The resolution did not mention a second petition filed by the Campaign Against the Return of the Marcoses and Martial Law (CARMMA).
CARMMA is also seeking the issuance of a TRO or writ of preliminary injunction to enjoin the Senate and the House from canvassing the votes cast in favor of Marcos and reverse the Comelec resolution dismissing their petition to disqualify Marcos.
The petitioner also asked the Court that in the event Marcos’ disqualification is granted, the candidate with the highest number of valid votes, in this case Vice President Leni Robredo, be allowed to assume the post as the next president.
The Buenafe et al petition, seeks to set aside the Jan. 17, 2022 and May 10, 2022 resolutions of the Comelec, which dismissed for lack of merit the petition they filed against Marcos Jr., for the denial or cancellation of his certificate of candidacy for the position of President, and denying his motion for partial reconsideration, respectively.
Fr.
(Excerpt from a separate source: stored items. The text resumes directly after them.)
+template <int N>
+__device__ __forceinline__ void store_lanes(uint16_t *out, int idx0, int lane, uint16_t t, bool whole, bool mine) {
+    constexpr int W = N % 4 == 0 ? 4 : (N % 2 == 0 ? 2 : 1);
+    if constexpr (W > 1) {
+        if (whole) {
+            const uint32_t w0 = uint32_t(t) | uint32_t(__builtin_amdgcn_update_dpp(0, int(t), 0xF5, 0xF, 0xF, true)) << 16;
+            if constexpr (W == 2) {
+                if ((lane & 1) == 0) *reinterpret_cast<uint32_t *>(out + idx0 + lane) = w0;
+            } else {
+                const uint32_t w1 = uint32_t(__builtin_amdgcn_update_dpp(0, int(w0), 0xAA, 0xF, 0xF, true));
+#ifdef FP4_EXP_WT
+                if ((lane & 3) == 0) __hip_atomic_store(reinterpret_cast<uint64_t *>(out + idx0 + lane), uint64_t(w0) | uint64_t(w1) << 32, __ATOMIC_RELAXED, __HIP_MEMORY_SCOPE_AGENT);
+#else
+                if ((lane & 3) == 0) *reinterpret_cast<u32x2 *>(out + idx0 + lane) = u32x2{w0, w1};
+#endif
+            }
+            return;
+        }
+    }
+    if (mine) out[idx0 + lane] = t;
+}
+
 template <int DT>
 __device__ __forceinline__ void store_small(uint16_t *out, const uint16_t *bias, const uint16_t *residual, int64_t b, int row, int M,
                                             float sum) {
diff --git a/torch-bnb-fp4_amd/csrc/gemv_fp4.hip b/torch-bnb-fp4_amd/csrc/gemv_fp4.hip
--- a/torch-bnb-fp4_amd/csrc/gemv_fp4.hip
+++ b/torch-bnb-fp4_amd/csrc/gemv_fp4.hip
@@ -7,16 +7,22 @@
 extern "C" int fp4_exp_set_stamps(void *buf) {
     return (int)hipMemcpyToSymbol(HIP_SYMBOL(fp4_exp_stamps), &buf, sizeof(buf));
 }
-#define FP4_STAMP(i)                                                                                        \
+#define FP4_STAMP_SLOTS 6
+#define FP4_STAMP_PUT(i, value)                                                                             \
     do {                                                                                                    \
         __builtin_amdgcn_sched_barrier(0);                                                                  \
-        const unsigned long long t_ = __builtin_amdgcn_s_memrealtime();                                     \
+        const unsigned long long t_ = (value);                                                              \
         if ((threadIdx.x & 63) == 0 && fp4_exp_stamps)                                                      \
-            fp4_exp_stamps[(size_t(blockIdx.x) * WAVES + (threadIdx.x >> 6)) * 4 + (i)] = t_;               \
+            fp4_exp_stamps[(size_t(blockIdx.x) * WAVES + (threadIdx.x >> 6)) * FP4_STAMP_SLOTS + (i)] = t_; \
         __builtin_amdgcn_sched_barrier(0);                                                                  \
     } while (0)
+#define FP4_STAMP(i) FP4_STAMP_PUT(i, __builtin_amdgcn_s_memrealtime())
+#define FP4_STAMP_WHERE()                                                                                   \
+    FP4_STAMP_PUT(5, (unsigned long long)(uint32_t)__builtin_amdgcn_s_getreg(4 | (31 << 11)) |              \
+                         (unsigned long long)(uint32_t)__builtin_amdgcn_s_getreg(20 | (31 << 11)) << 32)
 #else
 #define FP4_STAMP(i)
+#define FP4_STAMP_WHERE()
 #endif
 
 namespace fp4 {
@@ -151,6 +157,7 @@
     constexpr int kRowsPerBlock = 2 * RG * ITERS;
     __shared__ float s_part[kRowsPerBlock][KSPLIT];
     FP4_STAMP(0);
+    FP4_STAMP_WHERE();
     const int tid = threadIdx.x;
     const int lane = tid & 63;
     const int wave = tid >> 6;
@@ -168,7 +175,11 @@
         cidx[g] = live[g] ? c : C - 1;
     }
     constexpr bool GMAJOR = G > 1;
+#ifdef FP4_EXP_X4
     u32x4 xraw[G][4];
+#else
+    u32x4 xraw[G][2];
+#endif
     u32x4 wq[ITERS][G];
     float am[ITERS][G];
     int rowi[ITERS], rclamp[ITERS];
@@ -181,27 +192,57 @@
     }
     auto load_x = [&](int g) {
 #pragma unroll
-        for (int q = 0; q < 4; ++q) {
+#ifdef FP4_EXP_X4
+        for (int q = 0; q < 4; ++q) xraw[g][q] = reinterpret_cast<const u32x4 *>(x)[cidx[g] * 4 + q];
+#else
+        for (int q = 0; q < 2; ++q) {
 #ifdef FP4_ABL_NOX
             xraw[g][q] = u32x4{uint32_t(cidx[g]), 0x3c003c00u, uint32_t(q), 0x3c003c00u};
 #else
-            xraw[g][q] = reinterpret_cast<const u32x4 *>(x)[cidx[g] * 4 + q];
-#endif
-        }
+            xraw[g][q] = reinterpret_cast<const u32x4 *>(x)[cidx[g] * 4 + 2 * half + q];
+#endif
+        }
+#endif
     };
     const __amdgpu_buffer_rsrc_t rsrc_w = __builtin_amdgcn_make_buffer_rsrc(const_cast<uint8_t *>(W), 0, int((uint32_t(M) * uint32_t(C)) << 4), 0x00020000);
     const __amdgpu_buffer_rsrc_t rsrc_a =
         __builtin_amdgcn_make_buffer_rsrc(const_cast<float *>(absmax), 0, int(((uint32_t(M) * uint32_t(C)) >> (bs_shift - 5)) << 2), 0x00020000);
+    auto load_a = [&](int it, int g) {
+#ifdef FP4_ABL_NOABSMAX
+        am[it][g] = live[g] ? 0.5f : 0.0f;
+#else
+        const uint32_t chunk = uint32_t(rclamp[it]) * uint32_t(C) + uint32_t(cidx[g]);
+        am[it][g] = __builtin_bit_cast(float, __builtin_amdgcn_raw_buffer_load_b32(rsrc_a, live[g] ? int((chunk >> (bs_shift - 5)) << 2) : -1, 0, 0));
+#endif
+    };
     auto load_w = [&](int it, int g) {
         const uint32_t chunk = uint32_t(rclamp[it]) * uint32_t(C) + uint32_t(cidx[g]);
         wq[it][g] = __builtin_bit_cast(u32x4, __builtin_amdgcn_raw_buffer_load_b128(rsrc_w, int(chunk << 4), 0, 2));
-#ifdef FP4_ABL_NOABSMAX
-        const float a = 0.5f;
-#else
-        const float a = __builtin_bit_cast(float, __builtin_amdgcn_raw_buffer_load_b32(rsrc_a, int((chunk >> (bs_shift - 5)) << 2), 0, 0));
-#endif
-        am[it][g] = live[g] ? a : 0.0f;
+        if constexpr (!GMAJOR) load_a(it, g);
     };
+    const bool gated = mode & kModeSiluMulPairs;
+    uint16_t bias0 = 0, bias1 = 0, res = 0;
+    if constexpr (KSPLIT > 1) {
+        if (__builtin_amdgcn_readfirstlane(wave) == 0 && !(mode & kModeOutF32) && (bias || residual)) {
+            const int e = (gated ? row_base >> 1 : row_base) + tid;
+            const bool fin = tid < (gated ? kRowsPerBlock / 2 : kRowsPerBlock);
+            const __amdgpu_buffer_rsrc_t rsrc_b = __builtin_amdgcn_make_buffer_rsrc(const_cast<uint16_t *>(bias), 0, bias ? 2 * M : 0, 0x00020000);
+            const __amdgpu_buffer_rsrc_t rsrc_b1 = __builtin_amdgcn_make_buffer_rsrc(const_cast<uint16_t *>(bias), 0, bias && gated ? 2 * M : 0, 0x00020000);
+            const __amdgpu_buffer_rsrc_t rsrc_r =
+                __builtin_amdgcn_make_buffer_rsrc(const_cast<uint16_t *>(residual), 0, residual ? (gated ? M : 2 * M) : 0, 0x00020000);
+            bias0 = buffer_load_u16(rsrc_b, fin ? e << (gated ? 2 : 1) : -1);
+            bias1 = buffer_load_u16(rsrc_b1, fin ? 4 * e + 2 : -1);
+            res = buffer_load_u16(rsrc_r, fin ? 2 * e : -1);
+        }
+    }
+    if constexpr (GMAJOR) {
+#pragma unroll
+        for (int it = 0; it < ITERS; ++it) {
+#pragma unroll
+            for (int g = 0; g < G; ++g) load_a(it, g);
+        }
+        __builtin_amdgcn_sched_barrier(0);
+    }
     if constexpr (GMAJOR) {
 #pragma unroll
         for (int g = 0; g < G; ++g) {
@@ -210,20 +251,47 @@
             for (int it = 0; it < ITERS; ++it) load_w(it, g);
         }
     } else {
+#ifdef FP4_EXP_WFIRST
+#pragma unroll
+        for (int it = 0; it < ITERS; ++it) {
+#pragma unroll
+            for (int g = 0; g < G; ++g) load_w(it, g);
+        }
+        __builtin_amdgcn_sched_barrier(0);
 #pragma unroll
         for (int g = 0; g < G; ++g) load_x(g);
+#else
+#pragma unroll
+        for (int g = 0; g < G; ++g) load_x(g);
 #pragma unroll
         for (int it = 0; it < ITERS; ++it) {
 #pragma unroll
             for (int g = 0; g < G; ++g) load_w(it, g);
         }
-    }
+#endif
+    }
+    __builtin_amdgcn_sched_barrier(0);
     FP4_STAMP(1);
     u32x4 xd[G][4];
     auto permute_x = [&](int g) {
+        u32x4 xfull[4];
+#ifdef FP4_EXP_X4
+#pragma unroll
+        for (int q = 0; q < 4; ++q) xfull[q] = xraw[g][q];
+#else
+#pragma unroll
+        for (int q = 0; q < 2; ++q) {
+#pragma unroll
+            for (int d = 0; d < 4; ++d) {
+                const auto sw = __builtin_amdgcn_permlane32_swap(xraw[g][q][d], xraw[g][q][d], false, false);
+                xfull[q][d] = sw[0];
+                xfull[q + 2][d] = sw[1];
+            }
+        }
+#endif
 #pragma unroll
         for (int q = 0; q < 4; ++q) {
-            const u32x4 w = xraw[g][q];
+            const u32x4 w = xfull[q];
 #ifdef FP4_EXP_RELAID
             xd[g][q] = u32x4{w.x, w.z, w.y, w.w};
 #else
@@ -275,45 +343,72 @@
         }
     }
     FP4_STAMP(2);
+    __builtin_amdgcn_sched_barrier(0);
+#pragma unroll
+    for (int it = 0; it < ITERS; ++it) pacc[it] = dpp_add<0x128>(pacc[it]);
+#pragma unroll
+    for (int it = 0; it < ITERS; ++it) pacc[it] = dpp_add<0x124>(pacc[it]);
+#pragma unroll
+    for (int it = 0; it < ITERS; ++it) pacc[it] = dpp_add<0x122>(pacc[it]);
+#pragma unroll
+    for (int it = 0; it < ITERS; ++it) pacc[it] = dpp_add<0x121>(pacc[it]);
 #pragma unroll
     for (int it = 0; it < ITERS; ++it) {
-        float p = pacc[it];
-        p = dpp_add<0x128>(p);
-        p = dpp_add<0x124>(p);
-        p = dpp_add<0x122>(p);
-        p = dpp_add<0x121>(p);
-        p += __builtin_bit_cast(float, __builtin_amdgcn_ds_swizzle(__builtin_bit_cast(int, p), 0x401F));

Ranhilio Aquino, San Beda Graduate School of Law Dean, said he expects the Court to uphold the Comelec in its decision to dismiss all the disqualification complaints against Marcos.
“While I cannot guess what the Supreme Court will do, in many cases in the past, the attitude of the Supreme Court has always been, if a person has been elected, they will not touch the question of disqualification because they believe the people have decided and this must be respected,” he told radio dzRH in a mix of English and Filipino.
In a separate development, Philippine National Police (PNP) director for operations, Maj. Gen. Valeriano de Leon, said that body-worn cameras will be used by police officers who will be deployed to secure the special elections in 12 barangays in Lanao del Sur to ensure that all operations and responses for the conduct of peaceful and credible polls are well-documented.